Grippe pandémique et génocide planétaire

SpreadTheTruth traduit (mal ) un article de l’American Chronicle montrant de nouvelles preuves de la collusion entre les co-labos tels que Baxter (Autriche) et Novartis (Suisse) et les plans de dépopulation de l’élite internationale Illuminati : Rockefeller, Rotschild en tête.

En fouillant l’historique de Novartis, le Dr A. True Ott, PhD
révèle que si ces plans génocidaires ont vu le jour c’est parce que ces
laboratoires incriminés sont issus des labos travaillant pendant la
deuxième guerre mondiale pour les nazis (avec la bienveillance et l’appui financier des banquiers et Intelligence Service américains aussi !).

Cette
pandémie serait un des moyens pour l"élite financière et politique
corrompue visant à instaurer un nouvel ordre planétaire dont les labos
pharmaceutiques serait le levier scientifique, d’enclencher une guerre sans guerre contre la population du monde, tout en faisant de colossaux profits.

L’article de Spread the Truth : La grippe porcine, les groupes pharmaceutiques et le génocide planétaire

Addendum : Agoravox : Des petits trous, des petits trous… et l’histoire du nazisme Si vous aviez encore quelques blancs qu’il vous faudrait combler sur l’histoire américaine… Extraits choisis.

Les
mouvements fascisants, au USA, ont fleuri comme en Europe dans les
mêmes années, dans l’entre-deux -guerres.
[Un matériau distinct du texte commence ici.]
__device__ __forceinline__ int n6_scale_exp(float m) {
  if (!(m > 0.f)) return -40;
  int e;
  const float f = frexpf(m * (1.0f / 7.5f), &e);
  int s = (f > 0.5f) ? e : e - 1;
  if (m * exp2f((float)-s) > 7.5f) ++s;
  return imax(s, -40);
}
__device__ __forceinline__ unsigned n6_code(float y) {
  const float a = fabsf(y);
  const float inv_step = a < 2.f ? 8.f : (a < 4.f ? 4.f : 2.f);
  const float r = fminf(__builtin_rintf(a * inv_step) / inv_step, 7.5f);
  const float c = r < 2.f ? 8.f * r : (r < 4.f ? 8.f + 4.f * r : 16.f + 2.f * r);
  return (unsigned)c | (y < 0.f ? 32u : 0u);
}
__global__ __launch_bounds__(256) void normalize_f16f6p_kernel(const float* __restrict__ in, unsigned char* __restrict__ out, int normalize,
                                                                long long npix, int rowb) {
  const long long pixel = (long long)blockIdx.x * 4 + (threadIdx.x >> 6);
  const int lane = threadIdx.x & 63;
  if (pixel >= npix) return;
  const float* src = in + (size_t)pixel * 256;
  float ss;
  {
#pragma clang fp contract(off)
    const f32x4 v = *reinterpret_cast<const f32x4*>(src + 4 * lane);
    const float xx = v.x * v.x, yy = v.y * v.y, zz = v.z * v.z, ww = v.w * v.w;
    ss = ((xx + yy) + zz) + ww;
  }
#pragma unroll
  for (int m = 32; m >= 1; m >>= 1) ss += __shfl_xor(ss, m);
  const float inv = normalize ? 1.0f / fmaxf(sqrtf(ss), 1e-12f) : 1.0f;
  f32x4 x = *reinterpret_cast<const f32x4*>(src + 4 * lane);
  x *= inv;
  unsigned char* row = out + (size_t)pixel * rowb;
  if (rowb > 1024) *reinterpret_cast<f32x4*>(row + 1024 + 16 * lane) = x;
  typedef _Float16 f16x4 __attribute__((ext_vector_type(4)));
  f16x4 hv;
  float hf[4], lf[4], mh = 0.f, ml = 0.f;
#pragma unroll
  for (int i = 0; i < 4; ++i) {
    const float xs = x[i] * 256.f;
    const _Float16 h = (_Float16)xs;
    hv[i] = h;
    hf[i] = (float)h;
    lf[i] = (xs - hf[i]) * 256.f;
    mh = fmaxf(mh, fabsf(hf[i]));
    ml = fmaxf(ml, fabsf(lf[i]));
  }
  *reinterpret_cast<f16x4*>(row + 8 * lane) = hv;
#pragma unroll
  for (int m = 1; m <= 8; m <<= 1) {
    if (m == 2) continue;
    mh = fmaxf(mh, __shfl_xor(mh, m));
    ml = fmaxf(ml, __shfl_xor(ml, m));
  }
  const int sh = n6_scale_exp(mh), sl = n6_scale_exp(ml);
  const float ih = exp2f((float)-sh), il = exp2f((float)-sl);
  unsigned ph = 0, pl = 0;
#pragma unroll
  for (int i = 0; i < 4; ++i) {
    ph |= n6_code(hf[i] * ih) << (6 * i);
    pl |= n6_code(lf[i] * il) << (6 * i);
  }
  const int v = lane >> 4, hi = (lane >> 1) & 1, pi = ((lane >> 2) & 3) * 2 + (lane & 1);
  const int w = pi < 6 ? pi : 0;
  const int pa = (4 * w) / 3, oa = 32 * w - 24 * pa;
  const int base = (lane & ~13) ;
  const int la = base + 4 * (pa >> 1) + (pa & 1), lb = base + 4 * ((pa + 1) >> 1) + ((pa + 1) & 1);
  const unsigned ha = __shfl(ph, la), hb = __shfl(ph, lb), qa = __shfl(pl, la), qb = __shfl(pl, lb);
  const unsigned wh = (ha >> oa) | (hb << (24 - oa)), wl = (qa >> oa) | (qb << (24 - oa));
  if (pi < 4) {
    *reinterpret_cast<unsigned*>(row + 512 + 32 * v + 16 * hi + 4 * pi) = wh;
    *reinterpret_cast<unsigned*>(row + 704 + 32 * v + 16 * hi + 4 * pi) = wl;
  } else if (pi < 6) {
    *reinterpret_cast<unsigned*>(row + 640 + 32 * (v >> 1) + 16 * hi + 8 * (v & 1) + 4 * (pi - 4)) = wh;
    *reinterpret_cast<unsigned*>(row + 832 + 32 * (v >> 1) + 16 * hi + 8 * (v & 1) + 4 * (pi - 4)) = wl;
  } else if (pi == 6) {
    row[896 + 16 * hi + v] = (unsigned char)(sh + 127 - 4);
  } else {
    row[896 + 16 * hi + 4 + v] = (unsigned char)(sl + 127 - 4);
  }
  if (lane < 2) *reinterpret_cast<unsigned long long*>(row + 904 + 16 * lane) = 0ull;
  else if (lane < 26) *reinterpret_cast<unsigned*>(row + 928 + 4 * (lane - 2)) = 0u;
}

static int g_conv_debug = 0;
void set_conv_debug(int v) { g_conv_debug = v; }
static int g_conv_narrow = 1;
void set_conv_narrow(int v) { g_conv_narrow = v; }
static int g_conv_cot_cap = 0;
void set_conv_cot_cap(int v) { g_conv_cot_cap = v; }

Les Etats-Unis n’ont pas été
épargnés par la fascination qu’exerçaient Hitler ou Mussolini,
loin de là. Chez eux, les théories racistes et xénophobes avaient bonne
presse, et les noirs pendaient régulièrement comme citrons aux arbres
comme le chantera plus tard l’une des plus grandes chanteuses de Jazz
(Billie Holiday, « Strange Fruit »).

      

Pire encore : historiquement, les thèses hitlériennes, notamment sur l’eugénisme, ne sont pas nées en Allemagne, mais bien sur le sol américain. Hitler reconnaîtra lui-même dans Mein Kampf qui étaient ses inspirateurs. Parmi ceux-ci Henry Ford,
qui pendant des années va imprimer un journal notoirement antisémite, à
en faire pâlir les publications hitlériennes dix années plus tard.
L’Amérique des années vingt est celle du Ku-Klux-Klan,
elle est ouvertement raciste et eugéniste. Logique, en ce cas, qu’un
bon nombre d’industriels favorables aux thèses hitlériennes ne voient
aucun inconvénient moral à vendre du matériel dont on se doute qu’il
servira à faire la chasse aux juifs. Et c’est exactement la position
qu’aura dans l’entre-deux-guerres Thomas J. Watson, le patron d’IBM, qui sera décoré comme Henry Ford par Hitler, pour bons et loyaux services rendus au Reich.


Pour
le soutien qu’il lui a apporté, Hitler décore Henry Ford d’une très
haute distinction, remise en 1938 par le consul d’Allemagne à Detroit.

Rockefeller et l’IG Farben de l’Allemagne nazie.
La « Standard Oil » détenue alors par John D. Rockefeller prit une participation de 15% dans ce nouveau trust germano-américain en 1939. L’industrie IG Farben
en Allemagne ne fut pas bombardée pour préserver les intérêts de la
Rockefeller. Dès 1932, l’industrie pharmaco-chimique IG Farben finança
Adolf Hitler, à hauteur de 400 000 Deutsch Mark, sans ce soutien selon
le tribunal de Nuremberg « la deuxième guerre mondiale n’aurait pas pu
avoir lieu… »

En 1941, IG Farben établît la plus grande
industrie chimique du monde à Auschwitz, tirant profit de la main
d’oeuvre du camp de concentration fabricant le gaz ZyklonB. Au procès de Nuremberg,
24 responsables de la IG Farben ont été déclarés coupables de génocide,
d’esclavage, de pillages et d’autres crimes. Le Tribunal de Nuremberg
avait alors scindé la IG Farben en BASF, BAYER et HOECHST. Tous ces anciens responsables furent cependant libérés après leur condamnation en 1952 avec l’aide de Nelson Rockefeller.